- About this task -
Using the records below, filter for lines that contain the string "INSTRS" and copy them out.

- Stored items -

_____

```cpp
#if defined(LZ4HIP_DEC4_BALLAST_VALU) || defined(LZ4HIP_DEC4_BALLAST_LDS)
#ifdef LZ4HIP_DEC4_BALLAST_VALU
#pragma unroll
        for (int bi = 0; bi < LZ4HIP_DEC4_BALLAST_VALU; bi++) asm volatile("v_add_u32 %0, %0, %1" : "+v"(ballast) : "v"(lane4));
#endif
#ifdef LZ4HIP_DEC4_BALLAST_LDS
#pragma unroll
        for (int bi = 0; bi < LZ4HIP_DEC4_BALLAST_LDS; bi++) wv::lds_store_drop<0>(lds, kLdsBytes, 0x80000000u + lane4, ballast);
#endif
#endif
        LZ4HIP_SECTION("B3 chunk append");
        {
            if constexpr (kMoves) {
                L4_MOV(wv::cond(kind == kK4Lit), v0, x0, v1, x1, v2, x2, v3, x3);
                L4_MOV(wv::cond(kind == kK4Far), v0, (uint32_t)usF.x, v1, (uint32_t)usF.y, v2, (uint32_t)usF.z, v3, (uint32_t)usF.w);
            } else {
                const bool far_src = kind == kK4Far;
                v0 = lit ? x0 : (far_src ? usF.x : v0);
                v1 = lit ? x1 : (far_src ? usF.y : v1);
                v2 = lit ? x2 : (far_src ? usF.z : v2);
                v3 = lit ? x3 : (far_src ? usF.w : v3);
            }
            if ((kind == kK4Zero) & (n > 0)) {
                uint64_t acc = 0;
                for (int b = 0; b < n; b++) acc |= (uint64_t)dst[op + b] << (8 * b);
                v0 = (uint32_t)acc; v1 = (uint32_t)(acc >> 32);
            }
            ip += lit ? n : 0;
            L4_APPEND(v0, v1, v2, v3, n, true);
            rem = rem_after;
            off = (near & (off < 16) & (n > 0)) ? off * 2 : off;
            kind = rem == 0 ? (int)kK4None : kind;
        }

        LZ4HIP_SECTION("B4 promote + literal append");
        {
            const bool promote = (rem == 0) & (pv != 0) & room;
            LZ4HIP_STAT(12, promote); LZ4HIP_STAT(13, (done == 0) & (rem == 0) & (pv != 0) & !room); LZ4HIP_STAT(14, (done == 0) & (rem == 0) & (pv == 0));
            const bool perr = promote & ((p_flags & kF4Err) != 0);
            const bool pgo = promote & !perr;
            L4_APPEND(p_l0, p_l1, p_l2, 0u, pgo ? p_ll : 0, false);
            if (perr) {
                done = 1; final_seen = 1; final_run = 0; result = p_res;
            }
            if (pgo) {
                const bool streamed = p_st > 0;
                rem = streamed ? p_st : p_ml;
                off = streamed ? off : p_off;
                kind = streamed ? (int)kK4Lit : (p_ml == 0 ? (int)kK4None : (p_off == 0 ? (int)kK4Zero : (p_off <= kNearMax ? (int)kK4Near : (int)kK4Far)));
                final_run = (p_flags & kF4Final) ? 1 : final_run;
                result = (p_flags & kF4Final) ? p_res : result;
            }
            pv = promote ? 0 : pv;
        }

        LZ4HIP_SECTION("B5 end of block + loop");
        if (final_run && rem == 0 && !pv && !done) {
            uint32_t qa = ring_add(oa, kRingBytes - ((((uint32_t)(op - fl)) << 6) & ~0xFFu) * (uint32_t)WAVES);
            while (op - fl >= 4) { const uint32_t qd = L4_RING(qa); __builtin_memcpy(dst + fl, &qd, 4); fl += 4; qa = ring_add(qa, kRow); }
            if (fl < op) {
                const uint32_t qd = L4_RING(qa);
                for (int b = 0; fl + b < op; b++) dst[fl + b] = (uint8_t)(qd >> (8 * b));
            }
            done = 1;
        }
        return !wv::any(done == 0);
    };

    for (;;) {
        if (!std::remove_reference<NEXT>::type::kPersistent) {
            if (iteration(std::true_type{}, fa, fb, pend_a, pend_b)) break;
            if (iteration(std::integral_constant<bool, FE == 1>{}, fb, fa, pend_b, pend_a)) break;
        } else {
            (void)iteration(std::true_type{}, fa, fb, pend_a, pend_b);
            (void)iteration(std::integral_constant<bool, FE == 1>{}, fb, fa, pend_b, pend_a);
            const bool fin = (done != 0) & (exhausted == 0);
            if (wv::any(fin)) {
                if (fin) {
                    if (next(result, src, iend, dst, oend)) start_block(true);
                    else exhausted = 1;
                }
                if (!wv::any(exhausted == 0)) break;
            }
        }
    }
    LZ4HIP_SECTION_END(lane);
    return result;
#undef L4_RING
#undef L4_PHASE_SEL
#undef L4_APPEND
#undef L4_STORE2
}

__global__ void __launch_bounds__(256) count_selected_kernel(Batch b, int filter, unsigned* count)
{
    unsigned mine = 0;
    for (int64_t blk = (int64_t)blockIdx.x * 256 + threadIdx.x; blk < b.n_blocks; blk += (int64_t)gridDim.x * 256)
        mine += block_selected(filter, batch_src_len(b, blk), batch_dst_cap(b, blk)) ? 1u : 0u;
    const unsigned total = wv::scan_add(mine);
    if ((threadIdx.x & 63u) == 63u && total) atomicAdd(count, total);
}
LZ4HIP_DEVICE bool lane4_gate_open(const unsigned* gate, int gate_mode, unsigned threshold)
{
    if (gate_mode == 0) return true;
    const unsigned c = wv::uniform(*gate);
    return gate_mode == 1 ? c >= threshold : c < threshold;
}

// ... 105 lines not shown
```

### lz4net_amd/csrc/lz4hip_wave.hpp

```cpp
#pragma once
#include <hip/hip_runtime.h>
#include <stdint.h>

#define LZ4HIP_WAVE_API 1
#define LZ4HIP_DEVICE __device__ __forceinline__
#define LZ4HIP_DYN_LDS(name) extern __shared__ __attribute__((aligned(16))) unsigned char name[]
#define LZ4HIP_STATIC_LDS(name, bytes) __shared__ __attribute__((aligned(16))) unsigned char name[bytes]
#define LZ4HIP_KEEP(x) asm volatile("" : "+v"(x))

namespace wv {

constexpr int kWave = 64;

LZ4HIP_DEVICE int lane() { return (int)(threadIdx.x & 63u); }
LZ4HIP_DEVICE int wave_in_block() { return __builtin_amdgcn_readfirstlane((int)(threadIdx.x >> 6)); }

LZ4HIP_DEVICE uint32_t uniform(uint32_t v) { return (uint32_t)__builtin_amdgcn_readfirstlane((int)v); }
LZ4HIP_DEVICE int32_t uniform(int32_t v) { return __builtin_amdgcn_readfirstlane(v); }
LZ4HIP_DEVICE uint64_t uniform(uint64_t v)
{
    uint32_t lo = uniform((uint32_t)v), hi = uniform((uint32_t)(v >> 32));
    return ((uint64_t)hi << 32) | lo;
}
LZ4HIP_DEVICE int64_t uniform(int64_t v) { return (int64_t)uniform((uint64_t)v); }
// ... 87 lines not shown
    else LZ4HIP_VM_LOAD("");
#undef LZ4HIP_VM_LOAD
}
LZ4HIP_DEVICE void vm_store16_pred(bool pred, uint64_t addr, uint32_t a, uint32_t b, uint32_t c, uint32_t d)
{
    const uint64_t m = __builtin_amdgcn_ballot_w64(pred);
    uint64_t saved;
    const u32x4 v = { a, b, c, d };
    asm volatile("s_and_saveexec_b64 %[sv], %[m]\n\tglobal_store_dwordx4 %[a], %[d], off\n\ts_mov_b64 exec, %[sv]"
                 : [sv] "=&s"(saved) : [a] "v"(addr), [d] "v"(v), [m] "s"(m) : "memory");
}
template <int N>
LZ4HIP_DEVICE void vm_wait(u32x4& a, u32x4& b)
{
    static_assert(N >= 0 && N < 64, "vmcnt is a 6-bit counter");
    asm volatile("s_waitcnt vmcnt(%[n])" : "+v"(a), "+v"(b) : [n] "n"(N) : "memory");
}

template <int N, int M>
LZ4HIP_DEVICE void vm_wait_list(u32x4& a, u32x4 (&l)[M])
{
    static_assert(N >= 0 && N < 64, "vmcnt is a 6-bit counter");
    asm volatile("s_waitcnt vmcnt(%[n])" : "+v"(a) : [n] "n"(N) : "memory");
#pragma unroll
    for (int j = 0; j < M; j++) asm volatile("" : "+v"(l[j]));
}

struct mask_t { uint64_t v; };
LZ4HIP_DEVICE mask_t cond(bool p) { return mask_t{ __builtin_amdgcn_ballot_w64(p) }; }
LZ4HIP_DEVICE mask_t operator&(mask_t a, mask_t b) { return mask_t{ a.v & b.v }; }
LZ4HIP_DEVICE mask_t operator|(mask_t a, mask_t b) { return mask_t{ a.v | b.v }; }
LZ4HIP_DEVICE mask_t operator~(mask_t a) { return mask_t{ ~a.v }; }
LZ4HIP_DEVICE bool any(mask_t m) { return m.v != 0ull; }
LZ4HIP_DEVICE uint32_t sel(mask_t m, uint32_t a, uint32_t b)
{
    uint32_t r;
    asm("v_cndmask_b32_e64 %0, %1, %2, %3" : "=v"(r) : "v"(b), "v"(a), "s"(m.v));
    return r;
}
#define LZ4HIP_MM_D(i) T& d##i, T s##i
#define LZ4HIP_MM_I(i) "v_mov_b32 %[d" #i "], %[s" #i "]\n\t"
#define LZ4HIP_MM_O(i) [d##i] "+v"(d##i)
#define LZ4HIP_MM_S(i) [s##i] "v"(s##i)
#define LZ4HIP_MM_ASM(INSTRS, OUTS, INS)                                                                                          \
    static_assert(sizeof(T) == 4, "32-bit moves");                                                                                \
    uint64_t saved;                                                                                                               \
    asm volatile("s_and_saveexec_b64 %[sv], %[m]\n\t" INSTRS "s_mov_b64 exec, %[sv]" : OUTS, [sv] "=&s"(saved) : INS, [m] "s"(m.v) : "scc")
#define LZ4HIP_C ,
template <class T> LZ4HIP_DEVICE void mov_mask(mask_t m, LZ4HIP_MM_D(0), LZ4HIP_MM_D(1), LZ4HIP_MM_D(2), LZ4HIP_MM_D(3))
{ LZ4HIP_MM_ASM(LZ4HIP_MM_I(0) LZ4HIP_MM_I(1) LZ4HIP_MM_I(2) LZ4HIP_MM_I(3), LZ4HIP_MM_O(0) LZ4HIP_C LZ4HIP_MM_O(1) LZ4HIP_C LZ4HIP_MM_O(2) LZ4HIP_C LZ4HIP_MM_O(3),
                LZ4HIP_MM_S(0) LZ4HIP_C LZ4HIP_MM_S(1) LZ4HIP_C LZ4HIP_MM_S(2) LZ4HIP_C LZ4HIP_MM_S(3)); }
template <class T> LZ4HIP_DEVICE void mov_mask(mask_t m, LZ4HIP_MM_D(0), LZ4HIP_MM_D(1), LZ4HIP_MM_D(2), LZ4HIP_MM_D(3), LZ4HIP_MM_D(4), LZ4HIP_MM_D(5), LZ4HIP_MM_D(6), LZ4HIP_MM_D(7))
{ LZ4HIP_MM_ASM(LZ4HIP_MM_I(0) LZ4HIP_MM_I(1) LZ4HIP_MM_I(2) LZ4HIP_MM_I(3) LZ4HIP_MM_I(4) LZ4HIP_MM_I(5) LZ4HIP_MM_I(6) LZ4HIP_MM_I(7),
                LZ4HIP_MM_O(0) LZ4HIP_C LZ4HIP_MM_O(1) LZ4HIP_C LZ4HIP_MM_O(2) LZ4HIP_C LZ4HIP_MM_O(3) LZ4HIP_C LZ4HIP_MM_O(4) LZ4HIP_C LZ4HIP_MM_O(5) LZ4HIP_C LZ4HIP_MM_O(6) LZ4HIP_C LZ4HIP_MM_O(7),
                LZ4HIP_MM_S(0) LZ4HIP_C LZ4HIP_MM_S(1) LZ4HIP_C LZ4HIP_MM_S(2) LZ4HIP_C LZ4HIP_MM_S(3) LZ4HIP_C LZ4HIP_MM_S(4) LZ4HIP_C LZ4HIP_MM_S(5) LZ4HIP_C LZ4HIP_MM_S(6) LZ4HIP_C LZ4HIP_MM_S(7)); }
typedef uint32_t u32x2 __attribute__((ext_vector_type(2)));
LZ4HIP_DEVICE void mov2_mask(mask_t m, u32x2& d0, u32x2 s0, u32x2& d1, u32x2 s1, u32x2& d2, u32x2 s2, u32x2& d3, u32x2 s3)
{
    uint64_t saved;
    asm volatile("s_and_saveexec_b64 %[sv], %[m]\n\t"
                 "v_pk_mov_b32 %[d0], %[s0], %[s0] op_sel:[0,1]\n\tv_pk_mov_b32 %[d1], %[s1], %[s1] op_sel:[0,1]\n\t"
                 "v_pk_mov_b32 %[d2], %[s2], %[s2] op_sel:[0,1]\n\tv_pk_mov_b32 %[d3], %[s3], %[s3] op_sel:[0,1]\n\t"
                 "s_mov_b64 exec, %[sv]"
                 : [d0] "+v"(d0), [d1] "+v"(d1), [d2] "+v"(d2), [d3] "+v"(d3), [sv] "=&s"(saved)
                 : [s0] "v"(s0), [s1] "v"(s1), [s2] "v"(s2), [s3] "v"(s3), [m] "s"(m.v) : "scc");
}
// ... 92 lines not shown
```

Before: 1046.

## Keep per-lane decode state flags as wave-wide SGPR masks in non-persistent decoder

In the non-persistent lane4 decoder, per-lane boolean state (done, pending loads, literal-valid, sequence-pending, far-ready, match kind) is now held as 64-bit wave masks in scalar registers instead of per-lane integers in VGPRs. Updates become scalar mask AND/OR operations, and a lane reads its own flag through inverse_ballot. The aim is to cut VGPR pressure and the vector compare and select work around the hot loop. The cost is extra scalar instructions and mask-to-lane conversions, plus a second code path that must stay in sync with the original.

_____

- Solution for this exercise -
#define LZ4HIP_MM_ASM(INSTRS, OUTS, INS)                                                                                          \
    asm volatile("s_and_saveexec_b64 %[sv], %[m]\n\t" INSTRS "s_mov_b64 exec, %[sv]" : OUTS, [sv] "=&s"(saved) : INS, [m] "s"(m.v) : "scc")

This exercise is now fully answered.